— DESCRIPTION OF THE TASK —
Check each line of the entries below for the word "ldsb", and copy the lines that have it.

— PROVIDED MATERIAL —
::::
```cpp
struct MaxRec {
// ... 331 lines not shown
    DevBuf<double> sw_fused_pw;
    DevBuf<char> sw_fused_epi;
    int opt_fit_fused = 1;
    i64 stat_fit_fused = 0;
    DevBuf<double> batch_scal, batch_vectB, batch_jspart, batch_flow;
    PinBuf<double> batch_pin;
    i64 stat_fit_batched_launches = 0, stat_fit_batched_alphas = 0;
    DevBuf<i32> sw_rl_order, sw_rl_comm;
    DevBuf<double> sw_rl_emb, sw_rl_vec, sw_rl_T;
    DevBuf<int> fp_flags;
    PinBuf<double> pin_scal;
    hipEvent_t sweep_ev[2] = {nullptr, nullptr};
    int opt_pow_exp2 = 1;
    i64 pow_logs_N = 0;
    bool pow_logs_upper = false;
    i64 pow_logs_blocked_N = 0;
    DevBuf<double> sw_Lh;
    DevBuf<float> sw_Ll;
    bool opt_exact_relabel = true;
    int opt_shard_samples = 1;
    int opt_shard_forced = 1;
    int opt_test_rss2_one_kernel = 0;
    int opt_test_eig_roles = 0;
    i64 opt_test_louvain_wave_len = -2;
    int opt_ecg_group = 0;
    i64 stat_ecg_groups = 0, stat_ecg_member_rounds = 0, stat_ecg_peel_rounds = 0, stat_ecg_levels = 0;
    int opt_test_bvec_plain = 0;
    int opt_fit_persistent = 0;
    i64 opt_fit_max_iters = 2000000;
    int opt_fit_test_timeout = 0;
    int opt_fit_test_delay = 0;
    i64 stat_lm_batches = 0, stat_lm_rows = 0, stat_lm_splits = 0;
    DevBuf<int> cut_ties;
    i64 stat_fit_persistent = 0;
    i64 stat_fit_iters = 0;
    bool fit_persistent_broken = false;
    i64 stat_fit_fallbacks = 0;
    int fit_fallback_streak = 0;
    i64 fit_skip_sweeps = 0;
    DevBuf<i32> sw_cm_off, sw_cm_mem, sw_cm_pos;
    DevBuf<double> sw_zeros, sw_zsum;
    DevBuf<MaxRec> mp_recs;
    DevBuf<i64> mp_count;
    DevBuf<int2> nt_pairs, nt_tiles;
    DevBuf<i32> nt_idx;
    DevBuf<double> nt_out, nt_rows;
// ... 473 lines not shown
void k_js(cge_ctx *c, const double *vC, const double *vB, i64 len, i64 C, int directed, int mode ,
          double *out, double *partials = nullptr);
void k_auc_landmark(cge_ctx *c, const double *Ta, const double *Tb, const i32 *v2l, const double *vw_orig,
                    const double *lweight, const i32 *pi, const i32 *pj, const i32 *ni, const i32 *nj,
                    const double *dpos, const double *dneg, const double *wts, i64 S, double alpha, double *out2, double *partials = nullptr);
void k_auc_exact(cge_ctx *c, const double *GD, const double *Ta, const double *Tb, i64 N, const i32 *pi,
                 const i32 *pj, const i32 *ni, const i32 *nj, const double *wts, i64 S, double *out2, double *partials = nullptr,
                 bool packed = false);
void k_gather_i32(cge_ctx *c, const i32 *arr, const i32 *idx, i64 S, i32 *out);
void k_mark_edge_hits(cge_ctx *c, const i32 *src, const i32 *dst, i64 m, int directed, const uint64_t *table,
                      i64 table_size, i32 *hit);

void host_runsplit(cge_ctx *c, const i64 *cl_flat, const i64 *cl_off, i64 ncl, i64 nland, i64 forced, int method,
                   std::vector<i64> &group_ids , bool want_index = false);
void host_eig_top(const double *A, i64 d, double *v);
void host_group_stats_test(cge_ctx *c, const i32 *ids, const i32 *task_row_off, i64 T, const unsigned char *side, const double *mean_in,
                           double *mean, double *sw, double *cov, double *vec, double *z, double *sums);
void host_group_cut_test(cge_ctx *c, const i32 *ids, const i32 *task_row_off, i64 T, int method, const double *z, int force_generic,
                         i32 *rc, i32 *nlow, i32 *children, double *vlow, double *vhigh, double *cmeans, i32 *route, i32 *ties);
double host_diameter_brute(cge_ctx *c, int part, int nparts, i64 *ai, i64 *aj);
double host_diameter_landmarks(cge_ctx *c, const double *lemb, const double *lweight, const std::vector<i32> &lcomm, i64 C, i64 N);
void host_diameter_bounds_test(cge_ctx *c, const i64 *v2l, i64 N, const i64 *lcomm1, i64 C, int pass, double *P, i64 *nref_out,
                               int *pass_ran, double *ref_out, double *mean_out);
struct cge_landmark_graph_io;
void host_landmark_graph_test(cge_ctx *c, cge_landmark_graph_io *io);
#define CGE_TILE_DOUBLES 4096
__host__ __device__ inline i64 cge_upper_tile(i64 I, i64 J, i64 Nt) { return I * Nt - I * (I - 1) / 2 + (J - I); }
__host__ __device__ inline int cge_tile_slot(int r, int q) {
    const int lane = 8 * (r >> 3) + (q >> 3), a = r & 7, b = q & 7;
    return ((4 * a + (b >> 1)) * 64 + lane) * 2 + (b & 1);
}
__host__ __device__ inline i64 cge_packed_index(i64 i, i64 j, i64 Nt) {
    if ((i >> 6) > (j >> 6)) { const i64 s = i; i = j; j = s; }
    return cge_upper_tile(i >> 6, j >> 6, Nt) * CGE_TILE_DOUBLES + cge_tile_slot((int)(i & 63), (int)(j & 63));
}
__host__ __device__ inline void cge_upper_tile_of(i64 t, i64 Nt, i64 &I, i64 &J) {
    const double bb = 2.0 * (double)Nt + 1.0;
    I = (i64)((bb - sqrt(bb * bb - 8.0 * (double)t)) * 0.5);
    if (I < 0) I = 0;
    if (I > Nt - 1) I = Nt - 1;
    while (I + 1 < Nt && (I + 1) * Nt - (I + 1) * I / 2 <= t) I++;
    while (I > 0 && I * Nt - I * (I - 1) / 2 > t) I--;
    J = I + (t - (I * Nt - I * (I - 1) / 2));
}
__host__ __device__ inline uint64_t cge_sm64(uint64_t x) {
    x += 0x9e3779b97f4a7c15ULL;
// ... 118 lines not shown
```

### cge.jl_amd/csrc/diameter_host.cpp

```cpp
#include <algorithm>
#include <cmath>
#include <functional>
#include <limits>

#include "common.hpp"

namespace {
struct ExactBest {
    double hi = -1.0;
    i64 i = 0, j = 0;
    void offer(double v, i64 a, i64 b) {
        if (a > b) std::swap(a, b);
        if (v > hi || (v == hi && (a < i || (a == i && b < j)))) { hi = v; i = a; j = b; }
    }
};
struct SideStream {
    cge_ctx *c;
    explicit SideStream(cge_ctx *c_) : c(c_) { std::swap(c->stream, c->copy_stream); }
    ~SideStream() { std::swap(c->stream, c->copy_stream); }
};
}

static double gram_delta(i64 dpad, double rmax) { return (double)(8 * dpad + 32) * 2.220446049250313e-16 * rmax; }

// ... 560 lines not shown
        for (i64 q = mem_off[a]; q < mem_off[a + 1]; q++)
            for (i64 k = 0; k < d; k++) mu[a * d + k] += X[(i64)mem[q] * d + k];
        for (i64 k = 0; k < d; k++) mu[a * d + k] /= (double)cnt;
    }
    DevBuf<double> dmu, dlw;
    dmu.ensure((size_t)N * d);
    dlw.ensure(N);
    HIP_CHECK(hipMemcpyAsync(dmu.p, mu.data(), sizeof(double) * N * d, hipMemcpyHostToDevice, st));
    HIP_CHECK(hipMemcpyAsync(dlw.p, lw.data(), sizeof(double) * N, hipMemcpyHostToDevice, st));
    HIP_CHECK(hipStreamSynchronize(st));
    struct KeepOption { int &ref; int val; ~KeepOption() { ref = val; } } keep{c->opt_diameter_f32, c->opt_diameter_f32};
    c->opt_diameter_f32 = pass;
    DmPrep S;
    if (!dm_prepare(c, dmu.p, dlw.p, lc, C, N, mem_off, mem, S, [](const char *) {}))
        CGE_THROW(CGE_E_ARG, "diameter bounds: no landmark index");
    dm_bound_pass(c, S, N, 0, 1);
    HIP_CHECK(hipMemcpyAsync(P, c->Pm.p, sizeof(double) * (size_t)(N * S.nref), hipMemcpyDeviceToHost, st));
    if (ref_out) HIP_CHECK(hipMemcpyAsync(ref_out, S.mu_ref, sizeof(double) * (size_t)(S.nref * d), hipMemcpyDeviceToHost, st));
    if (mean_out) HIP_CHECK(hipMemcpyAsync(mean_out, c->gmean.p, sizeof(double) * d, hipMemcpyDeviceToHost, st));
    HIP_CHECK(hipStreamSynchronize(st));
    *nref_out = S.nref;
    *pass_ran = c->stat_bound_pass;
}
```

### cge.jl_amd/csrc/kernels_dist.hip

```cpp
#include "common.hpp"
#include <type_traits>
#include "mfma_tile.hpp"

#define WAVE 64

#define DT 64
#define DK 16
__device__ __forceinline__ void tile_dist2(const double *__restrict__ emb, i64 N, i64 d, i64 i0, i64 j0, int ty, int tx,
                                           double (*As)[DK + 1], double (*Bs)[DK + 1], double acc[4][4]) {
#pragma unroll
    for (int a = 0; a < 4; a++)
#pragma unroll
        for (int b = 0; b < 4; b++) acc[a][b] = 0.0;
    for (i64 k0 = 0; k0 < d; k0 += DK) {
        __syncthreads();
        for (int e = threadIdx.x; e < DT * DK; e += 256) {
            const int r = e / DK, kk = e % DK;
            const i64 k = k0 + kk;
            As[r][kk] = (i0 + r < N && k < d) ? emb[(i0 + r) * d + k] : 0.0;
            Bs[r][kk] = (j0 + r < N && k < d) ? emb[(j0 + r) * d + k] : 0.0;
        }
        __syncthreads();
        const int kmax = (int)min((i64)DK, d - k0);
        for (int kk = 0; kk < kmax; kk++) {
// ... 535 lines not shown
                            const i64 r0 = i0 + wr * 64 + a * 32 + 16 * h;
                            double v = -1e300;
#pragma unroll
                            for (int gg = 0; gg < 2; gg++)
#pragma unroll
                                for (int j = 0; j < 4; j++)
                                {
                            const float af = acc[a][b][4 * (2 * h + gg) + j];
                            v = fmax(v, (af - af == 0.f) ? rns[r0 + 8 * gg + 4 * lh + j] * e1 - 2.0 * (double)af : 1e300);
                        }
                            v = fmax(v, __shfl_xor(v, 32));
                            if (lh == 0) G[(r0 >> 4) * ldm + col] = fmax(v + mn, 0.0);
                        }
                }
            }
            __syncthreads();
        }
    }
}

typedef __bf16 bf8v __attribute__((ext_vector_type(8)));
typedef short s8v __attribute__((ext_vector_type(8)));
#define PB_APAD 8
#define PB_T 512
template <int NKS>
__global__ __launch_bounds__(PB_T) void pcent_bf16_kernel(const unsigned short *__restrict__ Xb, const double *__restrict__ rns,
                                                          i64 lds_rows, const unsigned short *__restrict__ Mb,
                                                          const double *__restrict__ mnorm, i64 ldm,
                                                          const i32 *__restrict__ sub_land, i64 nref,
                                                          unsigned long long *__restrict__ P, i64 I0, i64 I1, double e1,
                                                          int diag ) {
    extern __shared__ __attribute__((aligned(16))) unsigned short ldsb[];
    constexpr i64 KP = 16 * NKS;
    constexpr int LDA = (int)KP + PB_APAD;
    unsigned short *Ah = ldsb, *Al = Ah + (size_t)128 * LDA, *Bh = Al + (size_t)128 * LDA, *Bl = Bh + (size_t)128 * LDA;
    double *gmax = reinterpret_cast<double *>(Bl + (size_t)128 * LDA);
    const int tid = threadIdx.x, wave = tid >> 6, lane = tid & 63;
    const int wr = wave >> 1, wc = wave & 1, l32 = lane & 31, lh = lane >> 5;
    const i64 nTJ = ldm / 128;
    constexpr int apieces = (int)(KP / 8);
    const int arow = tid >> 5, apc = tid & 31;
    const bool aact = apc < 2 * apieces;
    const int apl = aact && apc >= apieces ? 1 : 0, akk = 8 * (apc - apl * apieces);
    auto fetch = [&](const unsigned short *base, i64 rows_ld, i64 r0, uint4 (&v)[8]) {
#pragma unroll
        for (int it = 0; it < 8; it++)
// ... 76 lines not shown
            __syncthreads();
            if (!(diag & 1) && tid < 128) {
                const i64 col = J * 128 + tid;
                double cur = 0.0;
                int curland = -1;
#pragma unroll
                for (int gq = 0; gq < 8; gq++) {
                    const int land = sub_land[(i0 >> 4) + gq];
                    const double v = gmax[gq * 128 + tid];
                    if (land != curland) {
                        if (curland >= 0 && col < nref) atomicMax(&P[(i64)curland * nref + col], (unsigned long long)__double_as_longlong(cur));
                        curland = land;
                        cur = v;
                    } else
                        cur = fmax(cur, v);
                }
                if (curland >= 0 && col < nref) atomicMax(&P[(i64)curland * nref + col], (unsigned long long)__double_as_longlong(cur));
            }
            if (more_cols) stash(Bh, Bl, bv);
            __syncthreads();
        }
    }
}
__global__ void pcent_groups_kernel(const double *__restrict__ G, const i32 *__restrict__ soff, i64 ldm, i64 N,
                                    double *__restrict__ P) {
    const i64 a = blockIdx.x;
    const i32 g0 = soff[a] >> 4, g1 = soff[a + 1] >> 4;
    for (i64 col = threadIdx.x; col < N; col += blockDim.x) {
        double v = 0.0;
        for (i32 g = g0; g < g1; g++) v = fmax(v, G[(i64)g * ldm + col]);
        P[a * N + col] = v;
    }
}
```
::::
— EXERCISE SOLUTION —
    extern __shared__ __attribute__((aligned(16))) unsigned short ldsb[];
    unsigned short *Ah = ldsb, *Al = Ah + (size_t)128 * LDA, *Bh = Al + (size_t)128 * LDA, *Bl = Bh + (size_t)128 * LDA;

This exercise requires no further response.